The output format choice reveals performance considerations. HTML output provides human-readable results with syntax highlighting and organization, but requires running jsbeautifier on every file. The CLI output mode (-o cli) skips beautification entirely, printing raw matches to stdout. The README notes this makes it ‘very fast’—the beautification step appears to be the bottleneck. For automated pipelines where you’re piping results to other tools, CLI mode sacrifices readability for speed:

python linkfinder.py -i https://example.com/app.js -o cli | grep -E '/admin/'

The Chrome extension variant extends this concept to browser-based analysis, letting security researchers analyze JavaScript in real-time without leaving DevTools. This demonstrates the tool’s architectural flexibility—the core regex logic is modular enough to embed in different contexts.

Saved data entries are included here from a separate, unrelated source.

# ChristophReich1996/Semantic_Pyramid_for_Image_Generation

Hardware: AMD Instinct MI355X
Metric: images/sec full G+D train step, 256x256, bs/GPU=20 (higher is better)
Workload: dtype bf16

## Files before the change

include/sempyr.h:

```cpp
#ifndef SEMPYR_H
#define SEMPYR_H
#include <stdint.h>

#ifdef __cplusplus
extern "C" {
#endif

#define SP_VERSION 1

typedef void* sp_stream_t;

enum sp_status { SP_OK = 0, SP_ERR_INVALID = -1, SP_ERR_LAUNCH = -2, SP_ERR_UNSUPPORTED = -3 };
enum sp_dtype { SP_F32 = 0, SP_BF16 = 1, SP_F8 = 2 ,
                SP_F16 = 3 ,
                SP_F8_F16 = 4  };
enum sp_act { SP_ACT_NONE = 0, SP_ACT_LRELU = 1, SP_ACT_RELU = 2, SP_ACT_TANH = 3 };

int sp_version(void);

enum { SP_TUNE_CONV_TALL = 0, SP_TUNE_IGEMM_DMA = 1, SP_TUNE_WGRAD_ROWS = 2, SP_TUNE_DETERMINISTIC = 3,
       SP_TUNE_SPLITK_TARGET = 4, SP_TUNE_SPLITK_MINSTEPS = 5, SP_TUNE_CONV1X1_DIRECT = 6, SP_TUNE_CONV_SHORT = 7,
       SP_TUNE_WGRAD9_BLOCKS = 8, SP_TUNE_WGRAD_BLOCKS = 9, SP_TUNE_WGRAD_MINSTEPS = 10, SP_TUNE_WGRAD_SMALL_M = 11,
       SP_TUNE_WGRAD_K1_TILE64 = 12, SP_TUNE_WGRAD_ROWS_THIN = 13, SP_TUNE_WGRAD_ROWS_BLOCKS = 14, SP_TUNE_WGRAD_ROWS_SLABS = 15,
       SP_TUNE_CONV_STAGGER = 16, SP_TUNE_CONV1X1_SPLITK = 17, SP_TUNE_WGRAD1X1 = 18, SP_TUNE_CONV_CIN8 = 19, SP_TUNE_CONV_THINCO = 20, SP_TUNE_CONV_PP = 21, SP_TUNE_CONV_PP_PRIO = 22, SP_TUNE_WGRAD_PP = 23, SP_TUNE_BN_ITERS = 24, SP_TUNE_IGEMM_TILE = 25, SP_TUNE_CONV_PPW = 26, SP_TUNE_LINEAR_KS = 27, SP_TUNE_CONV_PP_SPLIT = 28, SP_TUNE_PAIRSET_SEGMENTS = 29, SP_TUNE_ATTN_PIECES = 30, SP_TUNE_COUNT = 31 };
int sp_set_tuning(int32_t key, int32_t value);
const char* sp_last_error_string(void);
const char* sp_last_route(void);

typedef struct sp_conv_params {
    const void* x;
    const void* w;
    const float* bias;
    void* y;
    const void* res1;
    const void* res2;
    const void* mask_src;
    float mask_neg_slope;
    int32_t n, h, w_, cin_p, cout, ldy, ksize, act, dtype;
    void* workspace;
    int64_t workspace_bytes;
    int32_t pool2;
    int32_t in_up2;
    const float* x_scale;
    const float* w_scale;
    void* y8;
    const float* y8_inv_scale;
    float* y8_amax;
    const float* img_scale;
    int32_t img_split;
    int32_t reserved_;
    int64_t split_pix_;
    const void* tail_w;
    const float* tail_bias;
    void* tail_y;
    int32_t tail_cout, tail_act, tail_ld, reserved2_;
    uint32_t* pool_idx;
    int32_t* split_sync;
} sp_conv_params;
#define SP_CONV_SPLIT_SYNC_BYTES 8192
int sp_conv2d_igemm(const sp_conv_params* p, sp_stream_t stream);
int sp_conv2d_workspace(int32_t n, int32_t h, int32_t w_, int32_t cin_p, int32_t cout, int32_t ksize, int32_t dtype,
                        int64_t* bytes_out);
int sp_conv2d_route(const sp_conv_params* p, const char** route);
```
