diff --git a/spatial-intention-maps_amd/csrc/common.h b/spatial-intention-maps_amd/csrc/common.h
--- a/spatial-intention-maps_amd/csrc/common.h
+++ b/spatial-intention-maps_amd/csrc/common.h
@@ -113,6 +113,7 @@
 bool winograd_f4_forward(const ConvGeom& g, int min_tiles);
 int launch_conv_winograd4(const float* x, const float* U4, float* y, const ConvGeom& g, const ConvEpilogue& e, float* scratch,
                           hipStream_t stream, const InBn& in = InBn());
+int launch_wino4f_output(const float* Mt, float* y, const ConvEpilogue& e, int B, int H, int W, int C, int form, hipStream_t stream);
 constexpr int64_t kWgradDetSlabFloats = 16 << 20;
 constexpr int kWgradMaxSplits = 96;
 inline int64_t stem_det_slab_floats(int cin) {
diff --git a/spatial-intention-maps_amd/csrc/conv_winograd.hip b/spatial-intention-maps_amd/csrc/conv_winograd.hip
--- a/spatial-intention-maps_amd/csrc/conv_winograd.hip
+++ b/spatial-intention-maps_amd/csrc/conv_winograd.hip
@@ -380,6 +380,167 @@
         if (bnr2) {
             unsafeAtomicAdd(p.bnr_red2 + ch, a2);
             unsafeAtomicAdd(p.bnr_red2 + C + ch, a3);
+        }
+    }
+}
+
+template <bool ADD, int BNR, bool Y2>
+constexpr int w4f_out_rows() {
+    const int per_pixel = (ADD ? 4 : 0) + (BNR ? 4 : 0) + (BNR == 1 ? 4 : BNR == 2 ? 2 : 0) + (Y2 ? 4 : 0);
+    return per_pixel * 16 <= 96 ? 4 : per_pixel * 8 <= 96 ? 2 : 1;
+}
+
+template <bool ADD, int BNR, bool Y2, bool STATS, int ABL>
+__global__ void __launch_bounds__(256, 2) wino4f_output2_kernel(const float* __restrict__ Mt, const EpiArgs p, int B, int H, int W, int C, int T, int lanes) {
+    static_assert(BNR >= 0 && BNR <= 3 && (BNR != 0 || !Y2) && !(STATS && BNR != 0), "wino4f_output2_kernel: form");
+    constexpr bool LDS = STATS || BNR != 0;
+    constexpr int ROWS = w4f_out_rows<ADD, BNR, Y2>();
+    constexpr bool LOADS = !(ABL & 4);
+    const int tpb = 256 / lanes;
+    const int cl = threadIdx.x % lanes, tl = threadIdx.x / lanes;
+    const int th = H >> 2, tw = W >> 2;
+    const size_t gstride = (size_t)T * C;
+    const int n = (blockIdx.y * lanes + cl) * 4;
+    constexpr bool bnr = BNR != 0, bnr2 = Y2;
+    const bool relu = p.relu != 0;
+    floatx4 bias = {0.f, 0.f, 0.f, 0.f}, sc = {1.f, 1.f, 1.f, 1.f}, sh = bias, mu1 = bias, is1 = bias, mu2 = bias, is2 = bias, msc = bias, msh = bias;
+#pragma unroll
+    for (int c = 0; c < 4; ++c) {
+        if (p.bias) bias[c] = p.bias[n + c];
+        if (p.scale) { sc[c] = p.scale[n + c]; sh[c] = p.shift[n + c]; }
+        if (bnr) { mu1[c] = p.bnr_mean1[n + c]; is1[c] = p.bnr_invstd1[n + c]; }
+        if (BNR == 3 && p.bnr_mscale) { msc[c] = p.bnr_mscale[n + c]; msh[c] = p.bnr_mshift[n + c]; }
+        if (bnr2) { mu2[c] = p.bnr_mean2[n + c]; is2[c] = p.bnr_invstd2[n + c]; }
+    }
+    floatx4 s0 = {0.f, 0.f, 0.f, 0.f}, s1 = s0, s2 = s0, s3 = s0;
+    for (int t = blockIdx.x * tpb + tl; t < T; t += gridDim.x * tpb) {
+        const int b = t / (th * tw), r = t - b * (th * tw);
+        const int ty = r / tw, tx = r - ty * tw;
+        const float* src = Mt + (size_t)t * C + n;
+        floatx4 v[4][4];
+        {
+            floatx4 mt[6][6];
+#pragma unroll
+            for (int g = 0; g < 36; ++g) mt[g % 6][g / 6] = *reinterpret_cast<const floatx4*>(src + g * gstride);
+            __builtin_amdgcn_sched_barrier(0);
+            floatx4 a[4][6];
+#pragma unroll
+            for (int j = 0; j < 6; ++j) {
+                floatx4 m[6], y[4];
+#pragma unroll
+                for (int i = 0; i < 6; ++i) m[i] = mt[j][i];
+                w4f_at(m, y);
+#pragma unroll
+                for (int i = 0; i < 4; ++i) a[i][j] = y[i];
+            }
+#pragma unroll
+            for (int i = 0; i < 4; ++i) {
+                floatx4 y[4];
+                w4f_at(a[i], y);
+#pragma unroll
+                for (int j = 0; j < 4; ++j) v[i][j] = y[j] + bias;
+            }
+        }
+        const unsigned o00 = (unsigned)((((size_t)(b * H + 4 * ty) * W + 4 * tx) * C + n) * sizeof(float));
+        auto f4 = [&](const float* base, int i, int j) {
+            return reinterpret_cast<const floatx4*>(reinterpret_cast<const char*>(base + ((size_t)i * W + j) * C) + o00);
+        };
+        floatx4 ad[4][4], y1[4][4], mk[4][4], y2[4][4];
+        ushort4 mk16[4][4];
+        auto load_rows = [&](int i0) {
+            __builtin_amdgcn_sched_barrier(0);
+#pragma unroll
+            for (int i = i0; i < i0 + ROWS; ++i)
+#pragma unroll
+                for (int j = 0; j < 4; ++j) {
+                    if constexpr (LOADS) {
+                        if constexpr (ADD) ad[i][j] = *f4(p.addend, i, j);
+                        if constexpr (bnr) y1[i][j] = *f4(p.bnr_y1, i, j);
+                        if constexpr (BNR == 1) mk[i][j] = *f4(p.bnr_mask, i, j);
+                        if constexpr (BNR == 2)
+                            mk16[i][j] = *reinterpret_cast<const ushort4*>(reinterpret_cast<const char*>(p.bnr_mask16 + ((size_t)i * W + j) * C) + (o00 >> 1));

Docker support standardizes the environment and eliminates dependency issues. The volume mount pattern ensures output persists after container termination:

docker run --rm -v $(pwd):/linkfinder/output linkfinder \
  -i http://example.com/bundle.js \
  -o /linkfinder/output/results.html

The required output path (/linkfinder/output) prevents the common mistake of writing results inside the container where they’d be lost.

Gotcha

LinkFinder’s regex-based approach guarantees false positives. String literals that look like URLs but aren’t actually endpoints will appear in results—variable names like ‘path/to/file’, comment examples, or string manipulation artifacts. The tool has no semantic understanding of JavaScript execution flow, so it can’t distinguish between a URL constant used for API calls versus a documentation string. You’ll need manual filtering to separate signal from noise, especially in large applications with extensive inline documentation.

Modern JavaScript tooling creates additional blind spots. Webpack, Rollup, and other bundlers often split code across chunks with dynamic imports and hashed filenames. LinkFinder won’t follow these relationships or reconstruct the module graph—it treats each file independently. If you’re testing an application built with modern frameworks using heavy code splitting, you might miss endpoints that are constructed dynamically or loaded conditionally.

The regular expressions themselves represent frozen assumptions about how developers write URLs. Heavily obfuscated code using string concatenation, template literals with complex expressions, or character encoding will evade detection. An endpoint constructed as '/api/' + 'users/' + id might not match if the concatenation happens across multiple lines or uses non-obvious patterns. LinkFinder finds the low-hanging fruit efficiently but won’t replace deeper static analysis for sophisticated applications actively trying to hide their structure.

Verdict

Use LinkFinder if you’re conducting security assessments on web applications and need to quickly enumerate potential attack surfaces hidden in JavaScript files. It excels at the reconnaissance phase of penetration testing and bug bounty hunting, particularly when paired with Burp Suite in your existing workflow. The tool shines on applications with large JavaScript bundles where manual analysis would take hours, and the HTML output format makes it easy to share findings with team members. Skip it if you need high-precision results with zero false positives for automated security pipelines—the regex approach trades accuracy for speed and coverage. Also skip it if you’re analyzing heavily obfuscated code or modern applications where Abstract Syntax Tree parsing would provide better results. LinkFinder works best as one component in a layered reconnaissance toolkit, handling breadth while you reserve deeper analysis tools for interesting findings.